Looking at the entries below, state how many lines contain the word "NSLOT". Give the number alone.

Start of Exercise material

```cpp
int s2s_bn_finalize(const float* part, int nblk, int C, long count, const float* gamma, const float* beta,
                    float* running_mean, float* running_var, long* num_batches_tracked, float momentum, float eps,
                    float* mean, float* invstd, float* scale, float* shift, void* stream);
int s2s_bn_finalize_b(const float* part, int nblk, int C, long count, const float* gamma, const float* beta,
                      float* running_mean, float* running_var, long* num_batches_tracked, float momentum, float eps,
                      float* mean, float* invstd, float* scale, float* shift, const float* conv_bias, void* stream);
int s2s_bn_eval_prepare(int C, const float* gamma, const float* beta, const float* running_mean,
                        const float* running_var, float eps, float* scale, float* shift, void* stream);
int s2s_bn_relu_apply(int dtype, const void* x, int ldx, const float* scale, const float* shift, void* y, int ldy,
                      void* pool, int ldp, int B, int H, int W, int C, void* stream);
int s2s_maxpool2(int dtype, const void* x, int ldx, void* pool, int ldp, int B, int H, int W, int C, void* stream);
int s2s_bn_bwd_blocks(int B, int H, int W, int C);
int s2s_bn_relu_bwd(int dtype, const void* g1, int ldg1, const void* gp, int ldgp, const float* scale,
                    const float* shift, const void* x, int ldx, const float* mean, const float* invstd, const float* gamma, float* dgamma,
                    float* dbeta, float* dbias_conv, int accumulate, void* dx, int lddx, float* work, int B, int H,
                    int W, int C, void* stream);
int s2s_bn_partial_sums(const float* part, int nblk, int C, float* sums, void* stream);
int s2s_bn_relu_bwd_phase(int dtype, const void* g1, int ldg1, const void* gp, int ldgp, const float* scale,
                          const float* shift, const void* x, int ldx, const float* mean, const float* invstd,
                          const float* gamma, float* dgamma, float* dbeta, float* dbias_conv, int accumulate, void* dx,
                          int lddx, float* work, int B, int H, int W, int C, long count_total, int phases, void* stream);

int s2s_upsample2x_bilinear_ac_fwd(int dtype, const void* x, int ldx, const float* bias_nc, void* y, int ldy, int B,
                                   int Hin, int Win, int Hout, int Wout, int C, void* stream);
int s2s_upsample2x_bilinear_ac_bwd(int dtype, const void* dy, int lddy, void* dx, int lddx, int B, int Hin, int Win,
                                   int Hout, int Wout, int C, void* stream);
int s2s_upsample2x_bilinear_ac_bwd_ref(int dtype, const void* dy, int lddy, void* dx, int lddx, int B, int Hin,
                                       int Win, int Hout, int Wout, int C, void* stream);
int s2s_upsample2x_bwd_family(int lddy, int lddx, int B, int Hin, int Win, int Hout, int Wout, int C, int reference);
int s2s_pixel_sum(int dtype, const void* x, int ldx, float* out_nc, int B, int HW, int C, int accumulate,
                  void* stream);

int s2s_time_embedding(const float* t, float* out, int B, int dim, void* stream);
int s2s_linear_fwd(const float* x, const float* w, const float* bias, float* y, int B, int K, int N, void* stream);
int s2s_linear_bwd(const float* dy, const float* x, const float* w, float* dx, float* dw, float* db, int accumulate,
                   int B, int K, int N, void* stream);
int s2s_silu_fwd(const float* h, float* a, int n, void* stream);
int s2s_silu_bwd(const float* h, const float* da, float* dh, int n, void* stream);
int s2s_cfm_sample(const float* x0, const float* x1, const float* t, const float* eps, float sigma, float* xt,
                   float* ut, int B, long per_sample, void* stream);
int s2s_mse_loss(const float* v, const float* u, float* dv, float grad_scale, float* loss, double* work, long count,
                 void* stream);
int s2s_ode_error_norm(const float* e, const float* y0, const float* y1, float atol, float rtol, float* out,
                       double* work, long n, void* stream);
int s2s_axpy(float* x, const float* y, float a, long n, void* stream);
int s2s_dp_partials(long n);
int s2s_dp_init(int phase, const float* y, const float* k1, const float* fa, double* state, double* part, float* out,
                float* t_out, int* status, float atol, float rtol, int B, long n, void* stream);
int s2s_dp_stage(int i, const float* y, const float* k1, const float* k2, const float* k3, const float* k4,
                 const float* k5, const float* k6, const double* state, float* out, float* t_out, int B, long n,
                 void* stream);
int s2s_dp_error(const float* k1, const float* k2, const float* k3, const float* k4, const float* k5, const float* k6,
                 const float* k7, const float* y, const float* y_new, const double* state, double* part, float atol,
                 float rtol, int B, long n, void* stream);
int s2s_dp_control(double* state, const double* part, int* status, int max_steps, int B, long n, void* stream);
int s2s_dp_commit(float* y, const float* y_new, float* k1, const float* k7, const double* state, int B, long n,
                  void* stream);
int s2s_rk_stage(const float* x, const float* k1, const float* k2, const float* k3, float c1, float c2, float c3, int nk,
                 float* out, float* t_out, const float* table, const int* counter, int stages, int stage, int table_len,
                 int B, long n, void* stream);
int s2s_rk_combine(float* x, const float* k1, const float* k2, const float* k3, const float* k4, float c1, float c2,
                   float c3, float c4, int nk, int* counter, int B, long n, void* stream);
int s2s_fill_f32(float* x, float v, long n, void* stream);
int s2s_euler_tick(float* t, int n, const float* table, int* counter, void* stream);

int s2s_adam_step(float* p, const float* g, float* m, float* v, long n, int step, float lr, float beta1, float beta2,
                  float eps, float weight_decay, float grad_scale, void* stream);
int s2s_adam_step_dev(float* p, const float* g, float* m, float* v, long n, const float* hyper, void* stream);
long s2s_adam_multi_blocks(long n);
int s2s_adam_multi(const void* desc, int ntensors, long total, int step, float lr, float beta1, float beta2, float eps,
                   float weight_decay, float grad_scale, void* stream);
int s2s_adam_ema_step(float* p, const float* g, float* m, float* v, float* ema, long n, int step, float lr, float beta1,
                      float beta2, float eps, float weight_decay, float grad_scale, float ema_weight, void* stream);
int s2s_adam_ema_step_dev(float* p, const float* g, float* m, float* v, float* ema, long n, const float* hyper,
                          const float* ema_weight, void* stream);
long s2s_ema_multi_blocks(long n);
int s2s_ema_multi(const void* desc, int ntensors, long total, const float* weight, void* stream);
long s2s_pack_conv3x3_fwd_elems(int Cout, int Cin);
long s2s_pack_conv3x3_dgrad_elems(int Cout, int Cin);
int s2s_pack_conv3x3(int dtype, const float* w_oihw, void* w_fwd, void* w_dgrad, int Cout, int Cin, void* stream);
int s2s_pack_conv3x3_batched(int dtype, const void* desc, int nlayers, long total, void* stream);
int s2s_nchw_to_nhwc(int dtype, const float* x_nchw, void* y, int ldy, int B, int C, int H, int W, void* stream);
int s2s_nhwc_to_nchw(int dtype, const void* x, int ldx, float* y_nchw, int accumulate, int B, int C, int H, int W,
                     void* stream);

int s2s_paired_crop_flip_normalize(const void* src_u8, const void* tgt_u8, const int* params, float* out_src,
                                   float* out_tgt, int B, int Hs, int Ws, int S, void* stream);
int s2s_pil_resize_bilinear_normalize(const void* src_u8, void* tmp_u8, const int* bounds_h, const int* kk_h,
                                      int ksize_h, const int* bounds_v, const int* kk_v, int ksize_v, void* out_u8,
                                      float* out_f, int B, int Hs, int Ws, int Ho, int Wo, void* stream);

int s2s_region_gather(const void* img_u8, long pitch, int H, int W, int band_top, int band_h, const int* origins,
                      float* out, int B, int T, void* stream);
int s2s_region_blend(const float* tiles, int c0, const float* tiles1, int c1, const int* origins, int n, int T,
                     int overlap, float* acc, int band_rows, int H, int W, int r0, int r1, void* stream);
int s2s_region_finalize(float* acc, int band_rows, int W, int C, int r0, int r1, void* out_u8, long pitch_u8,
                        float* out_f, long pitch_f, int out_top, void* stream);

int s2s_region_tissue_count(const void* img_u8, long pitch, int H, int W, int band_top, int band_h, const int* origins,
                            int n, int T, int white, int black, int* counts, void* stream);
int s2s_region_skip_weight(const int* origins, int n, int T, int overlap, float* ws, int band_rows, int H, int W,
                           int r0, int r1, void* stream);
int s2s_region_finalize_mixed(float* acc, float* ws, int band_rows, int W, int C, int r0, int r1, const void* src_u8,
                              long src_pitch, int src_top, void* out_u8, long pitch_u8, float* out_f, long pitch_f,
                              int out_top, void* stream);

int s2s_seg_loss(const float* z, const float* g, float* dz, float* out, double* work, long n, float smooth,
// ... 175 lines not shown
```

### stain2stain_amd/csrc/resample.hip

```cpp
#include "common.h"
#include <stdlib.h>

namespace {

struct Axis {
  int i0, i1;
  float w0, w1;
};

__device__ __forceinline__ Axis ac_axis(int dst, int n_in, float scale) {
  Axis a;
  const float src = scale * (float)dst;
  a.i0 = (int)src;
  if (a.i0 > n_in - 1) a.i0 = n_in - 1;
  a.i1 = a.i0 + (a.i0 < n_in - 1 ? 1 : 0);
  a.w1 = src - (float)a.i0;
  a.w0 = 1.f - a.w1;
  return a;
}

__device__ __forceinline__ int rs_pcb(int C) {
  int p = 1;
  while (p < 32 && p * 8 < C) p <<= 1;
  return p;
}

template <typename T, bool BIAS>
__global__ __launch_bounds__(256) void upsample2x_fwd_kernel(const T* __restrict__ x, int ldx,
                                                             const float* __restrict__ bias, T* __restrict__ y,
                                                             int ldy, int B, int Hin, int Win, int Hout, int Wout,
                                                             int padT, int padL, int C, int band) {
  const int cp = C >> 3;
  const int Hu = 2 * Hin, Wu = 2 * Win;
  const float sh = Hu > 1 ? (float)(Hin - 1) / (float)(Hu - 1) : 0.f;
  const float sw = Wu > 1 ? (float)(Win - 1) / (float)(Wu - 1) : 0.f;
  const int PCB = rs_pcb(C), WL = 256 / PCB;
  const int pc = threadIdx.x & (PCB - 1), slot = threadIdx.x / PCB;
  const int nrows = B * Hout;
  for (int row0 = blockIdx.x * band; row0 < nrows; row0 += gridDim.x * band)
  for (int row = row0; row < row0 + band && row < nrows; ++row) {
    const int n = row / Hout, oy = row - n * Hout;
    const int uy = oy - padT;
    const bool row_in = uy >= 0 && uy < Hu;
    const Axis ay = ac_axis(row_in ? uy : 0, Hin, sh);
    const T* const r0 = x + ((long)n * Hin + ay.i0) * Win * ldx;
    const T* const r1 = x + ((long)n * Hin + ay.i1) * Win * ldx;
    T* const yr = y + (long)row * Wout * ldy;
    for (int pb = 0; pb < cp; pb += PCB) {
      const int c8 = (pb + pc) * 8;
      if (pb + pc >= cp) continue;
      float bv[8];
#pragma unroll
      for (int k = 0; k < 8; ++k) bv[k] = BIAS ? bias[(long)n * C + c8 + k] : 0.f;
      for (int ox = slot; ox < Wout; ox += WL) {
        const int ux = ox - padL;
        f32x8 o;
        if (!row_in || ux < 0 || ux >= Wu) {
#pragma unroll
          for (int k = 0; k < 8; ++k) o.v[k] = 0.f;
        } else {
          const Axis ax = ac_axis(ux, Win, sw);
          const int o0 = ax.i0 * ldx + c8, o1 = ax.i1 * ldx + c8;
          const f32x8 v00 = load8(r0 + o0), v01 = load8(r0 + o1), v10 = load8(r1 + o0), v11 = load8(r1 + o1);
#pragma unroll
          for (int k = 0; k < 8; ++k) {
            const float b = bv[k];
            o.v[k] = ay.w0 * (ax.w0 * (v00.v[k] + b) + ax.w1 * (v01.v[k] + b)) +
                     ay.w1 * (ax.w0 * (v10.v[k] + b) + ax.w1 * (v11.v[k] + b));
          }
        }
        store8(yr + ox * ldy + c8, o);
      }
    }
  }
}

template <typename T>
__global__ void upsample2x_bwd_kernel(const T* __restrict__ dy, int lddy, T* __restrict__ dx, int lddx, int B,
                                      int Hin, int Win, int Hout, int Wout, int padT, int padL, int C) {
  const int cp = C >> 3;
  const int Hu = 2 * Hin, Wu = 2 * Win;
  const float sh = Hu > 1 ? (float)(Hin - 1) / (float)(Hu - 1) : 0.f;
  const float sw = Wu > 1 ? (float)(Win - 1) / (float)(Wu - 1) : 0.f;
  const int total = B * Hin * Win * cp;
  for (int i = blockIdx.x * blockDim.x + threadIdx.x; i < total; i += gridDim.x * blockDim.x) {
    const int t0 = i / cp, c8 = (i - t0 * cp) * 8;
    const int t1 = t0 / Win, ix = t0 - t1 * Win;
    const int n = t1 / Hin, iy = t1 - n * Hin;
    int y_lo, y_hi, x_lo, x_hi;
    if (Hin == 1) { y_lo = 0; y_hi = Hu - 1; }
    else {
      y_lo = (int)floorf((float)(iy - 1) / sh) - 1; y_hi = (int)ceilf((float)(iy + 1) / sh) + 1;
      if (y_lo < 0) y_lo = 0;
      if (y_hi > Hu - 1) y_hi = Hu - 1;
    }
    if (Win == 1) { x_lo = 0; x_hi = Wu - 1; }
    else {
      x_lo = (int)floorf((float)(ix - 1) / sw) - 1; x_hi = (int)ceilf((float)(ix + 1) / sw) + 1;
      if (x_lo < 0) x_lo = 0;
      if (x_hi > Wu - 1) x_hi = Wu - 1;
    }
    constexpr int NSLOT = 12;
    float wxs[NSLOT];
#pragma unroll
    for (int j = 0; j < NSLOT; ++j) {
      const int ux = x_lo + j;
      float wx = 0.f;
      if (ux <= x_hi) {
        const Axis ax = ac_axis(ux, Win, sw);
        if (ax.i0 == ix) wx += ax.w0;
        if (ax.i1 == ix) wx += ax.w1;
        const int ox = ux + padL;
        if (ox < 0 || ox >= Wout) wx = 0.f;
      }
      wxs[j] = wx;
    }
    f32x8 acc;
#pragma unroll
    for (int k = 0; k < 8; ++k) acc.v[k] = 0.f;
    for (int uy = y_lo; uy <= y_hi; ++uy) {
      const Axis ay = ac_axis(uy, Hin, sh);
      float wy = 0.f;
      if (ay.i0 == iy) wy += ay.w0;
      if (ay.i1 == iy) wy += ay.w1;
      const int oy = uy + padT;
      if (wy == 0.f || oy < 0 || oy >= Hout) continue;
      const T* const rowp = dy + (((long)n * Hout + oy) * Wout + x_lo + padL) * lddy + c8;
#pragma unroll
      for (int j = 0; j < NSLOT; ++j) {
        if (wxs[j] == 0.f) continue;
        const f32x8 g = load8(rowp + (long)j * lddy);
        const float w = wy * wxs[j];
#pragma unroll
        for (int k = 0; k < 8; ++k) acc.v[k] += w * g.v[k];
      }
    }
    store8(dx + (((long)n * Hin + iy) * Win + ix) * lddx + c8, acc);
  }
}

__device__ __forceinline__ float ac_weight_of(int dst, int n_in, float scale, int src_index) {
  const Axis a = ac_axis(dst, n_in, scale);
  return (a.i0 == src_index ? a.w0 : 0.f) + (a.i1 == src_index ? a.w1 : 0.f);
}

template <typename T>
__global__ void upsample2x_bwd_win_kernel(const T* __restrict__ dy, int lddy, T* __restrict__ dx, int lddx, int B,
                                          int Hin, int Win, int Hout, int Wout, int padT, int padL, int C) {
  const int cp = C >> 3;
  const int Hu = 2 * Hin, Wu = 2 * Win;
  const float sh = (float)(Hin - 1) / (float)(Hu - 1), sw = (float)(Win - 1) / (float)(Wu - 1);
  const int total = B * Hin * Win * cp;
  for (int i = blockIdx.x * blockDim.x + threadIdx.x; i < total; i += gridDim.x * blockDim.x) {
    const int t0 = i / cp, c8 = (i - t0 * cp) * 8;
// ... 122 lines not shown
      Raw8<T> cur[6];
#pragma unroll
      for (int m = 0; m < 6; ++m) cur[m] = load_raw8(rowp[j] + off[m]);
      f32x8 g[6];
#pragma unroll
      for (int m = 0; m < 6; ++m) g[m] = widen8(cur[m]);
      if (j < 4) {
#pragma unroll
        for (int m = 0; m < 4; ++m) {
          const float w = wyA[j] * wxA[m];
#pragma unroll
          for (int k = 0; k < 8; ++k) a00.v[k] = fmaf(w, g[m].v[k], a00.v[k]);
        }
#pragma unroll
        for (int m = 0; m < 4; ++m) {
          const float w = wyA[j] * wxB[m];
#pragma unroll
          for (int k = 0; k < 8; ++k) a01.v[k] = fmaf(w, g[m + 2].v[k], a01.v[k]);
        }
      }
      if (j >= 2) {
#pragma unroll
        for (int m = 0; m < 4; ++m) {
          const float w = wyB[j - 2] * wxA[m];
#pragma unroll
          for (int k = 0; k < 8; ++k) a10.v[k] = fmaf(w, g[m].v[k], a10.v[k]);
        }
#pragma unroll
        for (int m = 0; m < 4; ++m) {
          const float w = wyB[j - 2] * wxB[m];
#pragma unroll
          for (int k = 0; k < 8; ++k) a11.v[k] = fmaf(w, g[m + 2].v[k], a11.v[k]);
        }
      }
      if (j < 4) { pin8(a00); pin8(a01); }
      if (j >= 2) { pin8(a10); pin8(a11); }
      __builtin_amdgcn_sched_barrier(0);
    }
    store8(dr0 + ix0 * lddx, a00);
    store8(dr0 + (ix0 + 1) * lddx, a01);
    store8(dr1 + ix0 * lddx, a10);
    store8(dr1 + (ix0 + 1) * lddx, a11);
  }
}

template <typename T>
__global__ void pixel_sum_kernel(const T* __restrict__ x, int ldx, float* __restrict__ out, int HW, int C,
                                 int accumulate) {
  const int n = blockIdx.y;
  const int c = blockIdx.x * 64 + (threadIdx.x & 63);
  const int rg = threadIdx.x >> 6;
  float s = 0.f;
  if (c < C) {
    constexpr int U = 16;
    const T* const xp = x + (long)n * HW * ldx + c;
    int p = rg;
    for (; p + 4 * (U - 1) < HW; p += 4 * U) {
      float v[U];
#pragma unroll
      for (int u = 0; u < U; ++u) v[u] = to_f32(xp[(long)(p + 4 * u) * ldx]);
#pragma unroll
      for (int u = 0; u < U; ++u) s += v[u];
    }
    for (; p < HW; p += 4) s += to_f32(xp[(long)p * ldx]);
  }
  __shared__ float red[4][64];
  red[rg][threadIdx.x & 63] = s;
  __syncthreads();
  if (rg == 0 && c < C) {
    s = red[0][threadIdx.x] + red[1][threadIdx.x] + red[2][threadIdx.x] + red[3][threadIdx.x];
    out[(long)n * C + c] = accumulate ? out[(long)n * C + c] + s : s;
  }
}
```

End of Exercise material

**Solution to this task:**
4